Poniższe oświadczenie jest od Li Yanga:

Minęły dwa miesiące od zapadnięcia w śpiączkę do obudzenia się i powrotu do zdrowia. Te dwa miesiące pozostawiły w mojej pamięci głęboki wstrząs. Doświadczyłem tortur wirusa KPCh i byłem bliski śmierci. Miałem jednak niesamowite szczęście i błogosławieństwo — obudziłem się, wyzdrowiałem.

Kiedy się obudziłem, nie mogłem mówić, nie mogłem zadbać o siebie. Nie miałem możliwości komunikowania się z moją rodziną w Chinach. Kiedy trochę wyzdrowiałem, nie chciałem rozmawiać z rodziną podczas wideokonferencji, ponieważ wyglądałem jak trup. Nie chciałem, aby moi starsi rodzice martwili się i byli zbyt poruszeni. Martwiłem się też wtedy, że może nie wyzdrowieję.

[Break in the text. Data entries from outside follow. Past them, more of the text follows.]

# Hippogriff/parsenet-codebase

Hardware: AMD Instinct MI355X
Metric: shapes/sec fwd+bwd on 10k-pt clouds (higher is better)
Workload: dtype f32; 1 GPU; cfg5: ParSeNet e2e (seg + mean-shift 10 it. + per-segment spline/primitive fit + Chamfer/residual), 10k pts, batch 4 per GPU, fwd+bwd+allreduce+Adam; batch_per_gpu=4, points=10000, k=80, parallelism=dp1, global_batch=4

## Files before the change

include/parsenet_hip.h:

```cpp
#ifndef PARSENET_HIP_H
#define PARSENET_HIP_H

#include <stddef.h>
#include <stdint.h>

#ifdef __cplusplus
extern "C" {
#endif

#define PN_OK 0
#define PN_ERR_ARG (-1)
#define PN_ERR_HIP (-2)
#define PN_ERR_WORKSPACE (-3)
#define PN_ERR_UNSUPPORTED (-4)

const char* pn_last_error(void);
int pn_abi_version(void);

void pn_prof_enable(int on);
void pn_prof_reset(void);
int pn_prof_count(void);
int pn_prof_get(int i, char* name, int name_len, double* total_ms, long long* calls);

size_t pn_knn_workspace(int B, int C, int N, int k);
// ... 68 lines not shown
                                int64_t* nearest, void* workspace, size_t workspace_bytes, void* stream);
size_t pn_gemm_x3_weight_image_bytes(int M, int K);
size_t pn_gemm_x3_points_image_bytes(int B, int C, int N);
int pn_gemm_x3_weight_image_f32(const float* w, int M, int K, int transposed, void* img, void* stream);
int pn_gemm_x3_f32(const void* img_a, const float* x, const float* bias, int B, int M, int K, int N, float* out,
                   void* workspace, size_t workspace_bytes, void* stream);
int pn_gemm_x3_cat_f32(const void* img_a, const float* const* xs, const int* cs, int nsrc, const float* bias, int B,
                       int M, int N, float* out, void* workspace, size_t workspace_bytes, void* stream);
size_t pn_gemm_x3_wgrad_workspace(int B, int M, int K, int N);
int pn_gemm_x3_wgrad_f32(const float* gy, const float* x, int B, int M, int K, int N, float* gw, float* gb,
                         void* workspace, size_t workspace_bytes, void* stream);
size_t pn_meanshift_rows_bwd_workspace(int B, int N);
int pn_meanshift_rows_bwd_f32(const float* gy, const float* y, const float* q, const float* rsum, const float* unorm,
                              const float* x, const float* bsq, int B, int N, int D, int R, float* gq, float* gx,
                              void* workspace, size_t workspace_bytes, void* stream);
int pn_meanshift_rows_scatter_add_f32(const float* g, const int64_t* rows, int B, int N, int D, int R, float* gx,
                                      void* stream);
size_t pn_meanshift_x3_plan_bytes(int B, int N);
size_t pn_meanshift_x3_plan_core_bytes(int B, int N);
int pn_kmeans_assign_f32(const float* x, const float* cen, int B, int N, int D, int K, int* lab, void* stream);
int pn_kmeans_centres_f32(const float* x, const int* lab, const float* old, int B, int N, int D, int K,
                          float* cen, void* stream);
int pn_cell_order_i32(const int* rank, const int* home, const int* fine, int B, int N, int P, int F,
                      long long* perm, void* stream);
int pn_meanshift_x3_tileinfo_f32(const float* z, int B, int N, int D, float* cen, float* rho, float* cnt,
                                 void* stream);
int pn_meanshift_x3_plan_f32(const float* cenQ, const float* rhoQ, const float* cenX, const float* rhoX,
                             const float* cntX, const float* bsq, int B, int N, float rel_eps, void* plan,
                             void* stream);
int pn_meanshift_x3_iter_fwd_plan_f32(const float* q, const void* img_x, const float* bsq, int B, int N,
// ... 208 lines not shown
```

parsenet_codebase_amd/_lib.py:

```python
import ctypes
import os

import torch

_HERE = os.path.dirname(os.path.abspath(__file__))
LIB_PATH = os.path.join(_HERE, "libparsenet_hip.so")

c_void_p = ctypes.c_void_p
c_int = ctypes.c_int
c_float = ctypes.c_float
c_size_t = ctypes.c_size_t
c_double = ctypes.c_double

ABI_VERSION = 22

SIGNATURES = {
    "pn_last_error": (ctypes.c_char_p, []),
    "pn_abi_version": (c_int, []),
    "pn_prof_enable": (None, [c_int]),
    "pn_prof_reset": (None, []),
    "pn_prof_count": (c_int, []),
    "pn_prof_get": (c_int, [c_int, ctypes.c_char_p, c_int, ctypes.POINTER(c_double),
                            ctypes.POINTER(ctypes.c_longlong)]),
    "pn_knn_workspace": (c_size_t, [c_int, c_int, c_int, c_int]),
    "pn_knn_f32": (c_int, [c_void_p, c_int, c_int, c_int, c_int, c_void_p, c_void_p, c_size_t, c_void_p]),
    "pn_knn_pn_f32": (c_int, [c_void_p, c_int, c_int, c_int, c_void_p, c_void_p, c_size_t, c_void_p]),
    "pn_knn_graph_i32": (c_int, [c_void_p, c_int, c_int, c_int, c_int, c_int, c_void_p, c_void_p, c_size_t, c_void_p]),
    "pn_knn3_ragged": (c_int, [c_void_p, c_void_p, c_int, c_int, c_int, c_int, c_void_p, c_void_p, c_void_p]),
    "pn_transpose_f32": (c_int, [c_void_p, c_void_p, c_int, c_int, c_int, c_void_p]),
# ... 55 lines not shown
                               c_void_p]),
    "pn_standardize_select_f32": (c_int, [c_void_p, c_int, c_int, c_int, c_void_p, c_void_p]),
    "pn_standardize_scale_f32": (c_int, [c_void_p, c_void_p, c_void_p, c_int, c_int, c_float, c_void_p, c_void_p,
                                         c_void_p]),
    "pn_gather_flat_f32": (c_int, [c_void_p, c_void_p, c_void_p, c_int, c_void_p, c_void_p]),
    "pn_adam_flat_f32": (c_int, [c_void_p, c_void_p, c_void_p, c_void_p, ctypes.c_longlong, ctypes.c_float,
                                 ctypes.c_float, ctypes.c_float, ctypes.c_float, c_int, c_void_p]),
    "pn_gemm_x3_cat_f32": (c_int, [c_void_p, c_void_p, c_void_p, c_int, c_void_p, c_int, c_int, c_int, c_void_p, c_void_p,
                                   c_size_t, c_void_p]),
    "pn_gemm_x3_wgrad_workspace": (c_size_t, [c_int, c_int, c_int, c_int]),
    "pn_gemm_x3_wgrad_f32": (c_int, [c_void_p, c_void_p, c_int, c_int, c_int, c_int, c_void_p, c_void_p, c_void_p,
                                     c_size_t, c_void_p]),
    "pn_meanshift_rows_bwd_workspace": (c_size_t, [c_int, c_int]),
    "pn_meanshift_rows_bwd_f32": (c_int, [c_void_p] * 7 + [c_int, c_int, c_int, c_int, c_void_p, c_void_p, c_void_p,
                                          c_size_t, c_void_p]),
    "pn_meanshift_rows_scatter_add_f32": (c_int, [c_void_p, c_void_p, c_int, c_int, c_int, c_int, c_void_p, c_void_p]),
    "pn_meanshift_x3_plan_bytes": (c_size_t, [c_int, c_int]),
    "pn_meanshift_x3_plan_core_bytes": (c_size_t, [c_int, c_int]),
    "pn_gn_max_finish_f32": (c_int, [c_void_p] * 8 + [c_int, c_int, c_int] + [c_void_p] * 5),
    "pn_gn_max_bwd_prep_f32": (c_int, [c_void_p] * 3 + [c_int, c_int] + [c_void_p] * 3),
    "pn_cell_order_i32": (c_int, [c_void_p, c_void_p, c_void_p, c_int, c_int, c_int, c_int, c_void_p, c_void_p]),
    "pn_kmeans_assign_f32": (c_int, [c_void_p, c_void_p, c_int, c_int, c_int, c_int, c_void_p, c_void_p]),
    "pn_kmeans_centres_f32": (c_int, [c_void_p, c_void_p, c_void_p, c_int, c_int, c_int, c_int, c_void_p, c_void_p]),
    "pn_meanshift_chain_order_f32": (c_int, [c_void_p, c_int, c_int, c_void_p, c_void_p]),
    "pn_meanshift_x3_tileinfo_f32": (c_int, [c_void_p, c_int, c_int, c_int, c_void_p, c_void_p, c_void_p, c_void_p]),
    "pn_meanshift_x3_plan_f32": (c_int, [c_void_p] * 6 + [c_int, c_int, c_float, c_void_p, c_void_p]),
    "pn_meanshift_x3_iter_fwd_plan_f32": (c_int, [c_void_p] * 3 + [c_int, c_int, c_int] + [c_void_p] * 5 +
                                          [c_void_p, c_void_p]),
    "pn_meanshift_x3_iter_fwd_info_f32": (c_int, [c_void_p] * 3 + [c_int, c_int, c_int] + [c_void_p] * 5 +
                                          [c_void_p] * 5),
# ... 295 lines not shown
```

Moja najstarsza siostra chciała, żebym znalazł książkę Zhuan Falun na Minghui. Powiedziała, że ta książka zawiera prawdziwe nauki buddyjskie. Ze łzami w oczach odpowiedziałem jej, że jestem zbyt słaby, żeby się poruszać. Powiedziała mi, żebym recytował dziewięć słów: „Prawda–Życzliwość–Cierpliwość są dobre. Falun Dafa jest dobre”. Słuchałem mojej siostry i ciągle recytowałem te słowa. Wydarzyły się cuda: po trzech tygodniach dializ bez rezultatów, moje ciało nagle zaczęło funkcjonować i szybko mnie wypisano. W niecałe dwa tygodnie byłem jak nowo narodzony.

Naprawdę przeżyłem pandemię. I nie tylko ja, ale też moja czteroosobowa rodzina, jak i moi rodzice. Wykorzystamy nasze życia, aby odwdzięczyć się za łaskę niebios. Potężni bogowie, potężny Mistrzu, nasze życia na zawsze będą należeć do was.